[PROBLEM TO WORK ON] Go line by line through the listing below and copy those that hold "kind".

[MATERIAL SUPPLIED]

◇ ◇ ◇ ◇ ◇

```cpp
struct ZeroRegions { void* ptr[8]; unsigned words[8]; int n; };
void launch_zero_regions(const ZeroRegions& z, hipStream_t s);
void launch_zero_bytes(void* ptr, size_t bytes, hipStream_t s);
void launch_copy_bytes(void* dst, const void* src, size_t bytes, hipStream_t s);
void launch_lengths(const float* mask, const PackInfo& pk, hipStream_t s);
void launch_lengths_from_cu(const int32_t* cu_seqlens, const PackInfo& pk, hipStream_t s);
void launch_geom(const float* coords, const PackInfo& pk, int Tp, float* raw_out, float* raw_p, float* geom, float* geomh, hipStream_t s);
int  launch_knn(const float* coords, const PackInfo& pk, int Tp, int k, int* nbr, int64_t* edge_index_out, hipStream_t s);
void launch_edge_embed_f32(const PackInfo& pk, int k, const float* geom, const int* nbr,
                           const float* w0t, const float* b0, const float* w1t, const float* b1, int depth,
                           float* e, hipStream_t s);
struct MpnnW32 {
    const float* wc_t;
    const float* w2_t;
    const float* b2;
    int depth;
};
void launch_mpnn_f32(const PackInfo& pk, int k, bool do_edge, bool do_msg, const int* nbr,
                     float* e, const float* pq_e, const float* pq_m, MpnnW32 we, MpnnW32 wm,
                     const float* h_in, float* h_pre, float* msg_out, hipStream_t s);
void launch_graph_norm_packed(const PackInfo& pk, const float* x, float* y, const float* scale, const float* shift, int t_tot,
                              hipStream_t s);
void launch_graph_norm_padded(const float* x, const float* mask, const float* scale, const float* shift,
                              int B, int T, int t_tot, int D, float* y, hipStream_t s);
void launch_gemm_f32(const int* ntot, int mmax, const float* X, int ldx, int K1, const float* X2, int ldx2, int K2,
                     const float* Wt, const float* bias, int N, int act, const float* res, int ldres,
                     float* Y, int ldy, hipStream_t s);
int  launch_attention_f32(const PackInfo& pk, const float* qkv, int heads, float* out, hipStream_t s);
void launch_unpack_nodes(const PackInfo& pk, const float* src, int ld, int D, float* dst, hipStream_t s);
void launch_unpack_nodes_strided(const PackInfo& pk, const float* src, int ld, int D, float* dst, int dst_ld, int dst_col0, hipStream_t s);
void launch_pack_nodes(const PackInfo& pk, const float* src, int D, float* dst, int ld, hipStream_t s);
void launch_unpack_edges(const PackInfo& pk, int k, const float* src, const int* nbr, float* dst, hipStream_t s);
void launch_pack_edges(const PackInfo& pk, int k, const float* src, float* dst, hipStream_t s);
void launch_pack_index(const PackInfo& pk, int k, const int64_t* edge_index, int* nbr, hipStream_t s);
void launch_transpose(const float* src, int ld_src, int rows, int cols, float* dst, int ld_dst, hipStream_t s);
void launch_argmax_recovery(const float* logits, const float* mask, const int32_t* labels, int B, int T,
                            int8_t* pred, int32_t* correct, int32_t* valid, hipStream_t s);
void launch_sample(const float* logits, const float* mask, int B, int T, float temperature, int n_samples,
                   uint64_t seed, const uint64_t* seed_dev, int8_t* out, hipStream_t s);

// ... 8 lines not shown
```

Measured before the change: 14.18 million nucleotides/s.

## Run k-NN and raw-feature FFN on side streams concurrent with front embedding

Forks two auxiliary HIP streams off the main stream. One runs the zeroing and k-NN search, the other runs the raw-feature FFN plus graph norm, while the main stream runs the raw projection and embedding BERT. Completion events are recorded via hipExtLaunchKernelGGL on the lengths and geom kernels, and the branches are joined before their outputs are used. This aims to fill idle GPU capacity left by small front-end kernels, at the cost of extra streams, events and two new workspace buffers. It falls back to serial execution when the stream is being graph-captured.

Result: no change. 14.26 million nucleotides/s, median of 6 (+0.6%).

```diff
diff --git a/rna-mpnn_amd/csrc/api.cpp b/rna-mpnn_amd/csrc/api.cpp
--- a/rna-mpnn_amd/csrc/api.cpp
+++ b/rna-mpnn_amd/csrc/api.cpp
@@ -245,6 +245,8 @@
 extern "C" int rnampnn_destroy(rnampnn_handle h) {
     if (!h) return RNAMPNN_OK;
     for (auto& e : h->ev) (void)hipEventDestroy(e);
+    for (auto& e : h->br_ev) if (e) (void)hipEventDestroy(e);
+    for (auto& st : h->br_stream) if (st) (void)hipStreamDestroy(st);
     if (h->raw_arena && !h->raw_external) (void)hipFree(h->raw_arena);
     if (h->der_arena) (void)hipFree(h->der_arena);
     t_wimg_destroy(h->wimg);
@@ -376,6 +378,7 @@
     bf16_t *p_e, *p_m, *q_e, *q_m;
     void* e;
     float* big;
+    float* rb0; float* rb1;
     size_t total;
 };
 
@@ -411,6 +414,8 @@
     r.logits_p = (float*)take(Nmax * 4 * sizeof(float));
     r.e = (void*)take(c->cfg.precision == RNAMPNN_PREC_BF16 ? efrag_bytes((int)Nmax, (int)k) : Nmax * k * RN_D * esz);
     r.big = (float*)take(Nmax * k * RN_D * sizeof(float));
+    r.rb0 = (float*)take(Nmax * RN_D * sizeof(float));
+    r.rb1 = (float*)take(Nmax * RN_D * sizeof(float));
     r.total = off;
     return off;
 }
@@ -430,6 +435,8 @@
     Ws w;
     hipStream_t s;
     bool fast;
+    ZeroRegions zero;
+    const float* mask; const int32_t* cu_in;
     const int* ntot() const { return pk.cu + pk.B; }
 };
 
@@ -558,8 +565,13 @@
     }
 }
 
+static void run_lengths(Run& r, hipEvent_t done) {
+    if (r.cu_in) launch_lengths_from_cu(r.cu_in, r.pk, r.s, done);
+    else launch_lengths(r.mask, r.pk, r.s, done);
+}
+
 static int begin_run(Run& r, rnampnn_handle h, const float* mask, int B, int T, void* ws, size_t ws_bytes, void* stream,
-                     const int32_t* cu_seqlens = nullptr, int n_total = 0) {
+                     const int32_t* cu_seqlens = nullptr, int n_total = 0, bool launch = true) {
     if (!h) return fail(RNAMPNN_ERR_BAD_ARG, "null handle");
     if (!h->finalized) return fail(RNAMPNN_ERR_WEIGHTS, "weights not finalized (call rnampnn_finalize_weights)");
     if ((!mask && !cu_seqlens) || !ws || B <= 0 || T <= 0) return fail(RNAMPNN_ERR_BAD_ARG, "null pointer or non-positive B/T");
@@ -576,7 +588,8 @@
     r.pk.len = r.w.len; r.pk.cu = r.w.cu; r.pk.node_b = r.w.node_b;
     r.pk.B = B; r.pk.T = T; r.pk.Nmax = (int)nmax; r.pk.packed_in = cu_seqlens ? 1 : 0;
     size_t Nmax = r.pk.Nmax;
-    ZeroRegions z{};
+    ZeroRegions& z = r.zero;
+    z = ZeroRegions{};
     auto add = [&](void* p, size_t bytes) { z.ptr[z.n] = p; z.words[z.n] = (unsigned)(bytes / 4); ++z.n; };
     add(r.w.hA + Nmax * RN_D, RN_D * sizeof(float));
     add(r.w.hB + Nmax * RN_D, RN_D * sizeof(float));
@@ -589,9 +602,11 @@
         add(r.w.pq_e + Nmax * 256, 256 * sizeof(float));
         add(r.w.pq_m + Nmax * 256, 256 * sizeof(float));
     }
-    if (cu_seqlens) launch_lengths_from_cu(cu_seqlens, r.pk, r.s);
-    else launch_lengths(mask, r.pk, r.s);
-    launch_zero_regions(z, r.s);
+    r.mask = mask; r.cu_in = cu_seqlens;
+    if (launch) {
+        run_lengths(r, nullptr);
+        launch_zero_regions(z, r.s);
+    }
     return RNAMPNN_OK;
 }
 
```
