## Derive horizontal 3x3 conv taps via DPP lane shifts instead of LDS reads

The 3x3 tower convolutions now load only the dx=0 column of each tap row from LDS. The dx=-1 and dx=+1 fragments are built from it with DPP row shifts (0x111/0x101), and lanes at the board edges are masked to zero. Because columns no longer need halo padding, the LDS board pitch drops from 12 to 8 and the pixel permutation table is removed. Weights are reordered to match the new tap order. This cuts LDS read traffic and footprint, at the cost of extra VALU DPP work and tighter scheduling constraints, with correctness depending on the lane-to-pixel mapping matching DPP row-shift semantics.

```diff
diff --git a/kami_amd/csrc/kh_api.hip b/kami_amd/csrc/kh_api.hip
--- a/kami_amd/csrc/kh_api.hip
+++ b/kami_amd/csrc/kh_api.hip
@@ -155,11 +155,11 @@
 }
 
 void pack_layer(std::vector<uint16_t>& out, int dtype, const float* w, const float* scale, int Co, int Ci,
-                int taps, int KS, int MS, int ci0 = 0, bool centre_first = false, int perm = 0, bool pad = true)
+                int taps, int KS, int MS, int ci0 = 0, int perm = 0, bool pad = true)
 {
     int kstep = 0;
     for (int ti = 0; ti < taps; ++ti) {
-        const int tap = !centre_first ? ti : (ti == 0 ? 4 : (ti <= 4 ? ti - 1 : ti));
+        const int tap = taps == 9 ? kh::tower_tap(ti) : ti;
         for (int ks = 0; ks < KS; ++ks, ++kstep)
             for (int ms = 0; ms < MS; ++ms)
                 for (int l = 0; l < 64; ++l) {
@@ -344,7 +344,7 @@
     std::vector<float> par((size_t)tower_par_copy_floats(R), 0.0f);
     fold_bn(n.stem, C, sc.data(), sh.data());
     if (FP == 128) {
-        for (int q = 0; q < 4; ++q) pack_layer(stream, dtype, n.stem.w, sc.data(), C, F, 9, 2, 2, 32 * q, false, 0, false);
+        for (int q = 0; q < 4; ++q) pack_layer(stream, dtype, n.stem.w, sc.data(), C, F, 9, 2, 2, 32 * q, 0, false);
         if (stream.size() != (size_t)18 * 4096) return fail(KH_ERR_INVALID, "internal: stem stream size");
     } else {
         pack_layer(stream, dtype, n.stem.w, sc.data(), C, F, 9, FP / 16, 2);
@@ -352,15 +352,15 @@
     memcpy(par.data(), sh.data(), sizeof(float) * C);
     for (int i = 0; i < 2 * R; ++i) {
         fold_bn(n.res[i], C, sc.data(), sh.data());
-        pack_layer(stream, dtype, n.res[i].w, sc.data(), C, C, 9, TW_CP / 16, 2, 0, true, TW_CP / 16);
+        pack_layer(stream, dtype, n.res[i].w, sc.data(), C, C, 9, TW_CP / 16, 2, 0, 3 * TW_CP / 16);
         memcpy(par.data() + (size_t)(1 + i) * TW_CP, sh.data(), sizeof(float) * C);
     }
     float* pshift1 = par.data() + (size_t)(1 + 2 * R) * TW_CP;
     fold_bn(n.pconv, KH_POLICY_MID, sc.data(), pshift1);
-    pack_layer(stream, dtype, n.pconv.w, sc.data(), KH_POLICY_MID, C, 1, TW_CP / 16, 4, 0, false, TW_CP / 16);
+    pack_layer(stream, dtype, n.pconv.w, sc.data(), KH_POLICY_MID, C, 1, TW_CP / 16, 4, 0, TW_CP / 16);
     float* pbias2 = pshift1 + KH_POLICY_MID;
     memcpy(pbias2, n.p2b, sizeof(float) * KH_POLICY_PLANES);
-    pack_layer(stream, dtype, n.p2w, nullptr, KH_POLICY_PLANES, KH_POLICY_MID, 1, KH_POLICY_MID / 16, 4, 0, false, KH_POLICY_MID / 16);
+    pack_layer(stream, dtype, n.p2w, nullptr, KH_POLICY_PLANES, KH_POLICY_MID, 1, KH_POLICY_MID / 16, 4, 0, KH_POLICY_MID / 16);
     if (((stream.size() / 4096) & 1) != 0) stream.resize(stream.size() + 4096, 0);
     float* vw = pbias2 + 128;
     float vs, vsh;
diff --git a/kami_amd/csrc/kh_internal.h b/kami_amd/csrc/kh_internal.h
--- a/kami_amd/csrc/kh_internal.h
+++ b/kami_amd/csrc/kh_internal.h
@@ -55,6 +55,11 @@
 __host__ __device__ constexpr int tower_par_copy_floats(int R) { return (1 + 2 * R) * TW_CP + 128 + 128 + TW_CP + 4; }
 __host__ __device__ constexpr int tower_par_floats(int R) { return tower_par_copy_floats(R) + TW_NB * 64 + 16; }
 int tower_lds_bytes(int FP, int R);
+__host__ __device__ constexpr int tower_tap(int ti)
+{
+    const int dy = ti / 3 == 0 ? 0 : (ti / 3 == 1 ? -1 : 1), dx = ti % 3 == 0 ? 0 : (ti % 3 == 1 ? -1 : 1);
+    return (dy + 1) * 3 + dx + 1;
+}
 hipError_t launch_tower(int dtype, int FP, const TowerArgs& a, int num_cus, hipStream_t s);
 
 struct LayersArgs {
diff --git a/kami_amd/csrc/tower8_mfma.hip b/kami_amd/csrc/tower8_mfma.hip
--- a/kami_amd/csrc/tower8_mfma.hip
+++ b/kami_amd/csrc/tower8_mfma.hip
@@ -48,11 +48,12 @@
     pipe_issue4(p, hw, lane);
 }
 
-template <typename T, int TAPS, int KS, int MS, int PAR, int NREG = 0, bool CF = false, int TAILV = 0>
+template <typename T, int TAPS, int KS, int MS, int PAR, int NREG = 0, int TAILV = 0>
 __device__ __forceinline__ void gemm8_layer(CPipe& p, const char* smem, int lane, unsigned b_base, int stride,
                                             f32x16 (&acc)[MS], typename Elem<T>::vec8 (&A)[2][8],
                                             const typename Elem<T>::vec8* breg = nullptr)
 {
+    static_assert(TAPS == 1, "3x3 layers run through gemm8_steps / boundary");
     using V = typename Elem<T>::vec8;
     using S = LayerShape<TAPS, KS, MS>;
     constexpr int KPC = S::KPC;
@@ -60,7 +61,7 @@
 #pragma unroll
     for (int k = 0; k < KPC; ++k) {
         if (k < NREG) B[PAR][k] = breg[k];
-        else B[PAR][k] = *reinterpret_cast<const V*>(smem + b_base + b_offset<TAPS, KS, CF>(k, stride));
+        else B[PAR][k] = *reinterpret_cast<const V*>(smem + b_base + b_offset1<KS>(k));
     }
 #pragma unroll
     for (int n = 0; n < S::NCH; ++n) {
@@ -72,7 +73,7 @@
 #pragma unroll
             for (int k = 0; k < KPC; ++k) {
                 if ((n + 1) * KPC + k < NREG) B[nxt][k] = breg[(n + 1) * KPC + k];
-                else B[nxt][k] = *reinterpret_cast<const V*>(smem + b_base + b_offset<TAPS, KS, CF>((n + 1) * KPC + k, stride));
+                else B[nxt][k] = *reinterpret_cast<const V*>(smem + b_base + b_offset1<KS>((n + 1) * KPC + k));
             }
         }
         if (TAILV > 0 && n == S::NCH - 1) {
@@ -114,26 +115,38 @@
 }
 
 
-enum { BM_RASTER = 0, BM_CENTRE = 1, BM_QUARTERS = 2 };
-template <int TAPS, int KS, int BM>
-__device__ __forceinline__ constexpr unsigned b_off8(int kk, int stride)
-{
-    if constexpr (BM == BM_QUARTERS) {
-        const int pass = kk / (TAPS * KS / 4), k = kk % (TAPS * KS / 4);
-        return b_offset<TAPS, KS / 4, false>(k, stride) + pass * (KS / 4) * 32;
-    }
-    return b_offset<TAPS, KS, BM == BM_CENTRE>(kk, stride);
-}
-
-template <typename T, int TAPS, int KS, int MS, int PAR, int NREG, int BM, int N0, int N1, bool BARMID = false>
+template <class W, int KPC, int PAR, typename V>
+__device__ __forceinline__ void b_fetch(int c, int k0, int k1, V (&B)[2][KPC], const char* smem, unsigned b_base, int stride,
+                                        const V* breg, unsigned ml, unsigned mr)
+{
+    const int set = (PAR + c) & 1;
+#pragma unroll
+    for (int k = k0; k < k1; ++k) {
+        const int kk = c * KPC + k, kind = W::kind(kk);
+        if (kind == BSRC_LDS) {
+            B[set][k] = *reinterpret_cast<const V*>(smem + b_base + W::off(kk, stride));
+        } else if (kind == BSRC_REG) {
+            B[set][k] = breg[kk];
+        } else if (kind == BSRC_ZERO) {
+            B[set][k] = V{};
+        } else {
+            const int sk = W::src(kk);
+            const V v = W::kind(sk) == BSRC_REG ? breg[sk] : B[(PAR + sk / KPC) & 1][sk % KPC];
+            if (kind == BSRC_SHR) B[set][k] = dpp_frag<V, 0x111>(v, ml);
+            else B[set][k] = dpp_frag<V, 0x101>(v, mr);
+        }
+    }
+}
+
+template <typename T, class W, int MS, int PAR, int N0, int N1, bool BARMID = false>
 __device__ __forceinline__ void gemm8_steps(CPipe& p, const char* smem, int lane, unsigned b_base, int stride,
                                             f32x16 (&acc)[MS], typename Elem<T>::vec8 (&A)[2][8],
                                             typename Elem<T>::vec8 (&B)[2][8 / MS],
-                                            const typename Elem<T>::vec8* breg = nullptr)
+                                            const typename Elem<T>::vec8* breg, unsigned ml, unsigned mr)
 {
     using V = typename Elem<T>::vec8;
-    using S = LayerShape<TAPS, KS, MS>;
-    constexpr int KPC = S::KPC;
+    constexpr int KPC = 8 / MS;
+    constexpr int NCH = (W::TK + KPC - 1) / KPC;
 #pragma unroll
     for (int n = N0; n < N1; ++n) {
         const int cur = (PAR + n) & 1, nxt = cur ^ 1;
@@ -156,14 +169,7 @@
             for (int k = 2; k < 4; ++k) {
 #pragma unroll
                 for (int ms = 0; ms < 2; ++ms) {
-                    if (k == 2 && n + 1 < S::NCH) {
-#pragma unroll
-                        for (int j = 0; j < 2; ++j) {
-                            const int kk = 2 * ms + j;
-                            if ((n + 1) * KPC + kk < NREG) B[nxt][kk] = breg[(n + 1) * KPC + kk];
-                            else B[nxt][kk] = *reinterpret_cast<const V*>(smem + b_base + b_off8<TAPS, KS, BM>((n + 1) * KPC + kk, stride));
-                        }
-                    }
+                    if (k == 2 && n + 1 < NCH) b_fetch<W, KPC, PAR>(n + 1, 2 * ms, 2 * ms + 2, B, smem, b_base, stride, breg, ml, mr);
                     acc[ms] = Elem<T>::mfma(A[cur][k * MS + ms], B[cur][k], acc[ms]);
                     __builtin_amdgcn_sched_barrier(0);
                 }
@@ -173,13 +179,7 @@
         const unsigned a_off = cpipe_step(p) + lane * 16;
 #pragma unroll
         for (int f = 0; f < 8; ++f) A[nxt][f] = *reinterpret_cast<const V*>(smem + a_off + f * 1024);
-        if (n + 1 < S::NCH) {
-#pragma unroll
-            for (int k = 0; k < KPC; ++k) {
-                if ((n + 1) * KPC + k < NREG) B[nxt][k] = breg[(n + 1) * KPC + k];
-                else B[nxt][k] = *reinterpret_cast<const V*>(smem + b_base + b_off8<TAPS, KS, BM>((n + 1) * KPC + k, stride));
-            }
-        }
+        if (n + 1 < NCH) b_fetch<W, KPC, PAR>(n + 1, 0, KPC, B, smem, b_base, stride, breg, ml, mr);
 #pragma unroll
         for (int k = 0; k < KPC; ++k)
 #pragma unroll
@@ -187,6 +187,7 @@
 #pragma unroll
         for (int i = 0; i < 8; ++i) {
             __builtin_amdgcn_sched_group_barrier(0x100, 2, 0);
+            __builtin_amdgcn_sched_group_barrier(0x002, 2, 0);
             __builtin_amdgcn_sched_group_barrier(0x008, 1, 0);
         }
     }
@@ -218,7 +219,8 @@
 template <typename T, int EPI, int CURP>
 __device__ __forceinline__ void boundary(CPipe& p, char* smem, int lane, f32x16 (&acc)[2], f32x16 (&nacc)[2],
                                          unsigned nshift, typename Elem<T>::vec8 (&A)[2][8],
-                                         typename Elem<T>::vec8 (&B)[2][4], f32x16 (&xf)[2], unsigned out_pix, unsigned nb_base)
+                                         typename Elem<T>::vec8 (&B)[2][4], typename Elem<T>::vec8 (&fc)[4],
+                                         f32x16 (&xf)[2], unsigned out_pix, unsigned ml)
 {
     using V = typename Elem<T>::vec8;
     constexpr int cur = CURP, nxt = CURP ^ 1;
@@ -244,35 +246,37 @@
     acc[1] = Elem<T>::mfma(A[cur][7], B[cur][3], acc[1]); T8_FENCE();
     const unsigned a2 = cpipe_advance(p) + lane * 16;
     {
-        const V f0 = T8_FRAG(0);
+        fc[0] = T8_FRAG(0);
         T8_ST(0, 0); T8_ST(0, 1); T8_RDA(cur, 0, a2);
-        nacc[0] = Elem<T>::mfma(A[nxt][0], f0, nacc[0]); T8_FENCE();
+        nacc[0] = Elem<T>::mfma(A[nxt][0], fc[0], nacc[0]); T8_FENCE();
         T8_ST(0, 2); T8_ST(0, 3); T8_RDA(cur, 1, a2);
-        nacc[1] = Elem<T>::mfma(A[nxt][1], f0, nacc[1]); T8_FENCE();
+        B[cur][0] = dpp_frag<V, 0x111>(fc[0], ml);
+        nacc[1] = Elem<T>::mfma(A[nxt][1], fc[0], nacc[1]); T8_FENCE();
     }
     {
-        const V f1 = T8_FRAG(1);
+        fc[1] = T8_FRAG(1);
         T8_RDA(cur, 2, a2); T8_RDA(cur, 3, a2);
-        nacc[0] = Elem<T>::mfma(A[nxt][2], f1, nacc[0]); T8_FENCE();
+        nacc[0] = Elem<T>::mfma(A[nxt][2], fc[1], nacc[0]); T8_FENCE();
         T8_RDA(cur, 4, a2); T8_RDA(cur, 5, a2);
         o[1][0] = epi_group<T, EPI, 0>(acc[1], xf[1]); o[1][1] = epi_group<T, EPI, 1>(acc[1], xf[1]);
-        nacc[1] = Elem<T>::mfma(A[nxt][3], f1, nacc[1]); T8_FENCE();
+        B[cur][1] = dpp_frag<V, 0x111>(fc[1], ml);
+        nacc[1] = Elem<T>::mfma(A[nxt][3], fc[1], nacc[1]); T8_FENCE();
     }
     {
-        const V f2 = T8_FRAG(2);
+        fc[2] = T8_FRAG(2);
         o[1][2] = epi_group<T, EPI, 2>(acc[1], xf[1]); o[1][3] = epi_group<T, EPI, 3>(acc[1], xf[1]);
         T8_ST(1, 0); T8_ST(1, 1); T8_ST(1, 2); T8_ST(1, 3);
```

◇ ◇ ◇ ◇ ◇

[OUTPUT FOR THIS TASK]
+        const int kk = c * KPC + k, kind = W::kind(kk);
+        if (kind == BSRC_LDS) {
+        } else if (kind == BSRC_REG) {
+        } else if (kind == BSRC_ZERO) {
+            const V v = W::kind(sk) == BSRC_REG ? breg[sk] : B[(PAR + sk / KPC) & 1][sk % KPC];
+            if (kind == BSRC_SHR) B[set][k] = dpp_frag<V, 0x111>(v, ml);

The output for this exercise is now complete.